Cosine similarity, L2 distance, inner product -- all preserved exactly (up to float32 precision, ~1e-6 error).

### Quick start

```python
from turboquant_vectors import PrivateEncoder
import numpy as np

# Generate a secret key (uses OS entropy)
encoder = PrivateEncoder.generate(dim=1536)
encoder.save_key("secret.tqkey")

# Rotate before uploading to Pinecone/Weaviate/Qdrant
rotated = encoder.rotate(embeddings)
# pinecone_index.upsert(vectors=rotated.tolist(), ids=ids)

# Rotate query too (same key)
rotated_query = encoder.rotate(query)
# results = pinecone_index.query(vector=rotated_query.tolist(), top_k=10)

# Later, load the same key
encoder = PrivateEncoder.load_key("secret.tqkey")
```

### What it protects against

- **Vec2Text** (92% text recovery from embeddings) -- fails completely on rotated vectors
- **ALGEN** (few-shot inversion with 1K pairs) -- fails without the rotation key
- **ZSinvert / Zero2Text** (zero-shot inversion) -- fails on rotated embedding space
- **Attribute classifiers** (age, sex, medical conditions from embeddings) -- drop to random chance

Our test suite proves it: a classifier trained on original embeddings achieves >80% accuracy, but drops to <35% (near random chance) on rotated vectors from the same data.

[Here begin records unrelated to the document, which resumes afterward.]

const Model::Option* Model::find_option(const std::string& key) {
    using O = Option;
    constexpr int kMax = 0x7fffffff;
    static const Option table[] = {
        {"chunk", &Model::chunk_, 0, kMax, 0},
        {"graph", &Model::use_graph_, 0, 1, 0},
        {"fuse", &Model::fuse_level_, 0, 5, O::kReplan},
        {"res_budget", &Model::res_budget_, 16, 156, O::kReplan | O::kKiB},
        {"pipe", &Model::pipe_max_, 0, 4, O::kReplan},
        {"small_chain", &Model::small_chain_, 0, 64, O::kFreeSmall},
        {"pipe_rows", &Model::pipe_rows_, 1 << 1 | 1 << 2 | 1 << 4, 0, O::kOneOf},
        {"pipe_band", &Model::pipe_band_, 0, 4096, 0},
        {"strip", &Model::strip_, 0, 1, 0},
        {"stem_fuse", &Model::stem_fuse_, 0, 1, 0},
        {"stem_mfma", &Model::stem_mfma_, 0, 2, O::kForms},
        {"conv_mfma", &Model::conv_mfma_, 0, 1, 0},
        {"stem_run", &Model::stem_run_, 0, 32, 0},
        {"pair_fuse", &Model::pair_fuse_, 0, 1, 0},
        {"mdb_band", &Model::mdb_band_, 0, 4096, 0},
        {"chain_fixed", &Model::chain_fixed_, 0, 1, 0},
        {"chain_sched", &Model::chain_sched_, 0, 1, 0},
        {"mchain", &Model::mchain_, 0, 1, 0},
        {"tail", &Model::tail_, 0, 1, O::kReplan},
        {"tail_pre", &Model::tail_pre_, 0, 2, 0},
        {"tail_g", &Model::tail_g_, 0, 64, 0},
        {"band", &Model::band_, 0, 2, O::kReplan},
        {"band_test_fail", &Model::band_test_fail_, 0, 1, O::kWriteOnly},
        {"band_test_absent", &Model::band_test_absent_, 0, 256, O::kWriteOnly},
        {"band_test_gen", nullptr, 0, kMax, O::kBandGen | O::kWriteOnly},
        {"band_wide", &Model::band_wide_ok_, 0, 1, O::kReplan},
        {"band_fork", &Model::band_fork_, 0, 1, O::kReplan},
        {"band_nw", &Model::band_nw_, 8, 256, O::kReplan},
        {"band_fail_streak", &Model::band_fail_streak_, 0, 0, O::kReadOnly},
        {"band_wraps", &Model::band_wraps_, 0, 0, O::kReadOnly},
        {"fork", &Model::fork_, 0, 1, 0},
        {"heads", &Model::head_streams_opt_, 1, kHeadStreams, O::kReplan},
        {"reuse", &Model::reuse_, 0, 1, O::kReplan},
        {"lanes", &Model::lanes_, 1, 4, 0},
        {"test_poison", &Model::test_poison_, 1 << 1 | 1 << 2, 0, O::kOneOf | O::kKeepGraphs},
    };
    for (const Option& o : table)
        if (key == o.key) return &o;
    return nullptr;
}

void Model::set_option(const std::string& key, int value) {
    const Option* o = find_option(key);
    if (!o || (o->flags & Option::kReadOnly)) throw std::runtime_error("unknown option '" + key + "'");
    int v = (o->lo == 0 && o->hi == 1) ? value != 0 : std::min(o->hi, std::max(o->lo, value));
    if (o->flags & Option::kOneOf) v = (value >= 0 && value < 31 && (o->lo >> value & 1)) ? value : 0;
    if (o->flags & Option::kForms) v = (value >= o->lo && value <= o->hi) ? value : 1;
    if (o->flags & Option::kKiB) v *= 1024;
    if (o->flags & Option::kBandGen) { band_gen_ = static_cast<unsigned>(v); band_gen_force_ = true; }
    else this->*o->field = v;
    if (o->flags & Option::kKeepGraphs) return;
    if (o->flags & Option::kReplan) dirty_ = true;
    if ((o->flags & Option::kFreeSmall) && d_small_) { hipFree(d_small_); d_small_ = nullptr; small_floats_ = 0; }
    invalidate_graphs();
    chunk_cap_ = 0;
}

int Model::get_option(const std::string& key) const {
    const Option* o = find_option(key);
    if (!o || (o->flags & Option::kWriteOnly)) throw std::runtime_error("unknown option '" + key + "'");
    const int v = this->*o->field;
    return (o->flags & Option::kKiB) ? v / 1024 : v;
}

void Model::rebuild() {
    if (d_small_) { hipFree(d_small_); d_small_ = nullptr; small_floats_ = 0; }
    hip_check(hipSetDevice(device_), "hipSetDevice");
    invalidate_graphs();
    plan_ = build_plan(parse_tflite(blob_.data(), blob_.size()), fuse_level_, pipe_max_, res_budget_, tail_ != 0);
    if (!reuse_) {
// ... 138 lines not shown
                const int Cm = g.tensors[m.in[0]].shape[3];
                if (m.kind == Node::Conv) macs += elems(m.out) * m.KH * m.KW * Cm * batch;
                else macs += static_cast<double>(mo[1]) * mo[2] * Cm * ((m.w >= 0 ? 9 : 0) + mo[3]) * batch;
                for (int c : {m.w, m.b, m.w2, m.b2, m.alpha}) bytes += 4 * elems(c);
            }
        }
        if (n.kind == Node::Chain) {
            for (int t : n.extra_out) bytes += 4 * elems(t) * batch;
            for (const Node& m : n.members) {
                const auto& mo = g.tensors[m.out].shape;
                macs += static_cast<double>(mo[1]) * mo[2] * g.tensors[m.in[0]].shape[3] * (9 + mo[3]) * batch;
            }
            for (const Node& m : n.members)
                for (int c : {m.w, m.b, m.w2, m.b2, m.alpha}) bytes += 4 * elems(c);
            for (const Node& m : n.head_nodes) {
                macs += elems(m.out) * g.tensors[m.in[0]].shape[3] * batch;
                for (int c : {m.w, m.b, m.w2, m.b2}) bytes += 4 * elems(c);
            }
        }
        st.bytes += bytes;
        st.macs += macs;
        auto dims = [](const std::vector<int>& sh) {
            std::string d;
            for (size_t q = 1; q < sh.size(); q++) d += (q > 1 ? "x" : "") + std::to_string(sh[q]);
            return d;
        };
        if (static_cast<int>(i) == first.launches[k].node) st.detail = dims(si) + "->";
        st.detail = st.detail.substr(0, st.detail.find("->") + 2) + dims(so);
    }
    return stats;
}

LaunchCtx Model::launch_ctx(const float* in, int chunk_start, int frames) const {
    LaunchCtx c;
    c.weights = d_weights_;
    c.arena = d_arena_ + static_cast<size_t>(plan_.arena_floats_per_frame) * chunk_cap_ * arena_lane_;
    c.in = in; c.out = d_out_.data();
    c.small = d_small_; c.small_floats = small_floats_;
    c.progs = d_programs_; c.tail_progs = d_tail_programs_;
    c.band_prog = d_band_prog_; c.band_consts = d_band_consts_; c.band_ws = d_band_ws_; c.band_sync = d_band_sync_; c.band_fail = d_band_fail_;
    c.chunk_cap = chunk_cap_; c.chunk_start = chunk_start; c.F = frames;
    c.u8_frames = u8_.frames; c.u8_lut = u8_.lut; c.u8_frame_bytes = u8_.frame_bytes; c.u8_row_bytes = u8_.row_bytes;
    c.strip = strip_; c.pair_fuse = pair_fuse_; c.stem_fuse = stem_fuse_; c.stem_mfma = stem_mfma_; c.stem_run = stem_run_; c.mchain = mchain_; c.conv_mfma = conv_mfma_;
    c.small_chain = small_chain_; c.lanes = lanes_;
    c.pipe_rows = pipe_rows_; c.pipe_band = pipe_band_; c.mdb_band = mdb_band_; c.tail_pre = tail_pre_; c.tail_g = tail_g_;
    c.fork = fork_ && lanes_ == 1;
    c.cu_count = device_cu_count();
    c.band = band_use_ && chunk_start == 0;
    c.band_test_absent = band_test_absent_;
    return c;
}

namespace {
int issue(const Launch& l, hipStream_t s, int chain_fixed, int chain_sched) {
    auto many = [&](int (*f)(const BlockArgs*, int, void*)) { return f(l.blocks.data(), static_cast<int>(l.blocks.size()), s); };
    switch (l.to) {
        case Launcher::Conv: return launch_conv(std::get<ConvArgs>(l.args), s);
        case Launcher::HeadGemm: return launch_head_gemm(std::get<HeadGemmArgs>(l.args), s);
        case Launcher::Dw: return launch_dw(std::get<DwArgs>(l.args), s);
        case Launcher::Xc: return launch_xc(std::get<XcArgs>(l.args), s);
        case Launcher::Mdblock: return launch_mdblock(std::get<DblockArgs>(l.args), s);
        case Launcher::Dblock: return launch_dblock(std::get<DblockArgs>(l.args), s);
        case Launcher::Mbneck: return launch_mbneck(std::get<BneckArgs>(l.args), s);
        case Launcher::Bneck: return launch_bneck(std::get<BneckArgs>(l.args), s);
        case Launcher::Tail: return launch_tail(std::get<TailLaunch>(l.args), s);
        case Launcher::Resident: return launch_resident(std::get<ResLaunch>(l.args), s);
        case Launcher::Chain: return launch_chain(std::get<ChainArgs>(l.args), s, chain_fixed, chain_sched);
        case Launcher::StripPipe: return many(launch_strip_pipe);
        case Launcher::MstripChain: return many(launch_mstrip_chain);
        case Launcher::SmallChain: {
            int rc = 0;
            for (size_t k = 0; k < l.blocks.size() && rc == 0; k++) rc = l.blocks[k].sh == 1 ? launch_strip(l.blocks[k], s) : launch_block(l.blocks[k], s);
            return rc;
        }
        case Launcher::Ms2: return launch_ms2(std::get<BlockArgs>(l.args), s);
        case Launcher::Mwalk: return launch_mwalk(std::get<BlockArgs>(l.args), s);
        case Launcher::Strip: return launch_strip(std::get<BlockArgs>(l.args), s);
        case Launcher::Mstrip: return launch_mstrip(std::get<BlockArgs>(l.args), s);
        case Launcher::Block: return launch_block(std::get<BlockArgs>(l.args), s);
        case Launcher::Add: return launch_add(std::get<EltArgs>(l.args), s);
        case Launcher::Act: return launch_act(std::get<EltArgs>(l.args), s);
        case Launcher::Maxpool: return launch_maxpool(std::get<EltArgs>(l.args), s);
        case Launcher::Padc: return launch_padc(std::get<EltArgs>(l.args), s);
        case Launcher::Resize2x: return launch_resize2x(std::get<EltArgs>(l.args), s);
        case Launcher::DepthToSpace: return launch_depth_to_space(std::get<EltArgs>(l.args), s);
        case Launcher::Bandnet: return launch_bandnet(std::get<BandLaunch>(l.args), s);
    }
    return 0;
}
}

void Model::enqueue_chunk(const float* in, int chunk_start, int F, hipStream_t trunk, std::vector<hipEvent_t>* marks, Lowered* keep) {
    LaunchCtx ctx = launch_ctx(in, chunk_start, F);
    if (marks) ctx.fork = false;
    Lowered low = lower_chunk(plan_, consts_, band_plan_, sched_, ctx, keep != nullptr);
    auto mark = [&] {
        if (!marks) return;
        hipEvent_t ev;
        hip_check(hipEventCreate(&ev), "hipEventCreate");
        hip_check(hipEventRecord(ev, trunk), "hipEventRecord");
        marks->push_back(ev);
    };
    mark();
    const size_t n_launches = low.launches.size(), start_event = plan_.nodes.size();
    auto event = [&](size_t k) {
        if (head_events_.size() < plan_.nodes.size() + 2 + kHeadStreams) head_events_.resize(plan_.nodes.size() + 2 + kHeadStreams, nullptr);
        if (!head_events_[k]) hip_check(hipEventCreateWithFlags(&head_events_[k], hipEventDisableTiming), "hipEventCreate");
        return head_events_[k];
    };
    unsigned used_heads = 0;
    for (size_t k = 0; k < n_launches; k++) {
        const Launch& l = low.launches[k];
        hipStream_t s = trunk;
        if (l.slot >= 0) {
            while (static_cast<int>(head_streams_.size()) <= l.slot) {
                hipStream_t st;
                hip_check(hipStreamCreateWithFlags(&st, hipStreamNonBlocking), "hipStreamCreate");
                head_streams_.push_back(st);
            }
            s = head_streams_[static_cast<size_t>(l.slot)];
            if (l.wait >= 0) {
                hip_check(wait_event(s, event(static_cast<size_t>(low.launch_of_node[static_cast<size_t>(l.wait)]))), "hipStreamWaitEvent");
            } else {
                hip_check(record_event(event(start_event), trunk), "hipEventRecord");
                hip_check(wait_event(s, event(start_event)), "hipStreamWaitEvent");
            }
            used_heads |= 1u << l.slot;
        }
        int rc = 0;
        for (int rep = 0; rep < (marks ? profile_inner_ : 1) && rc == 0; rep++) rc = issue(l, s, chain_fixed_, chain_sched_);
        if (rc != 0) throw std::runtime_error(std::string("kernel launch failed: ") + hipGetErrorString(static_cast<hipError_t>(rc)));
        if (l.record) hip_check(record_event(event(k), s), "hipEventRecord");
        mark();
    }
    for (int k = 0; k < kHeadStreams; k++)
        if (used_heads & (1u << k)) {
            hip_check(record_event(event(start_event + 1 + static_cast<size_t>(k)), head_streams_[static_cast<size_t>(k)]), "hipEventRecord");
            hip_check(wait_event(trunk, event(start_event + 1 + static_cast<size_t>(k))), "hipStreamWaitEvent");
        }
    last_chunk_frames_ = F;
    if (keep) *keep = std::move(low);
}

### What it does NOT protect against

Be honest about the threat model:

- **Known-plaintext attack**: d original-rotated pairs (e.g., 1,536 for OpenAI embeddings) fully recovers the key via SVD. Don't let anyone see both the original AND rotated versions of the same content.
- **Pairwise distances are visible**: The server can see which documents are similar to each other, cluster structure, and query patterns. It just can't read what any document says.
- **Key compromise**: If the key file leaks, all rotated vectors are trivially recoverable.
- **RAG output attacks**: Membership inference via LLM output is not mitigated.

### What it is NOT

- Not encryption in the cryptographic sense
- Not differential privacy (no epsilon-delta guarantee)
- Not a substitute for access control on the vector database

**Threat model**: honest-but-curious vector DB provider who sees only rotated vectors and has no access to your original texts or the rotation key.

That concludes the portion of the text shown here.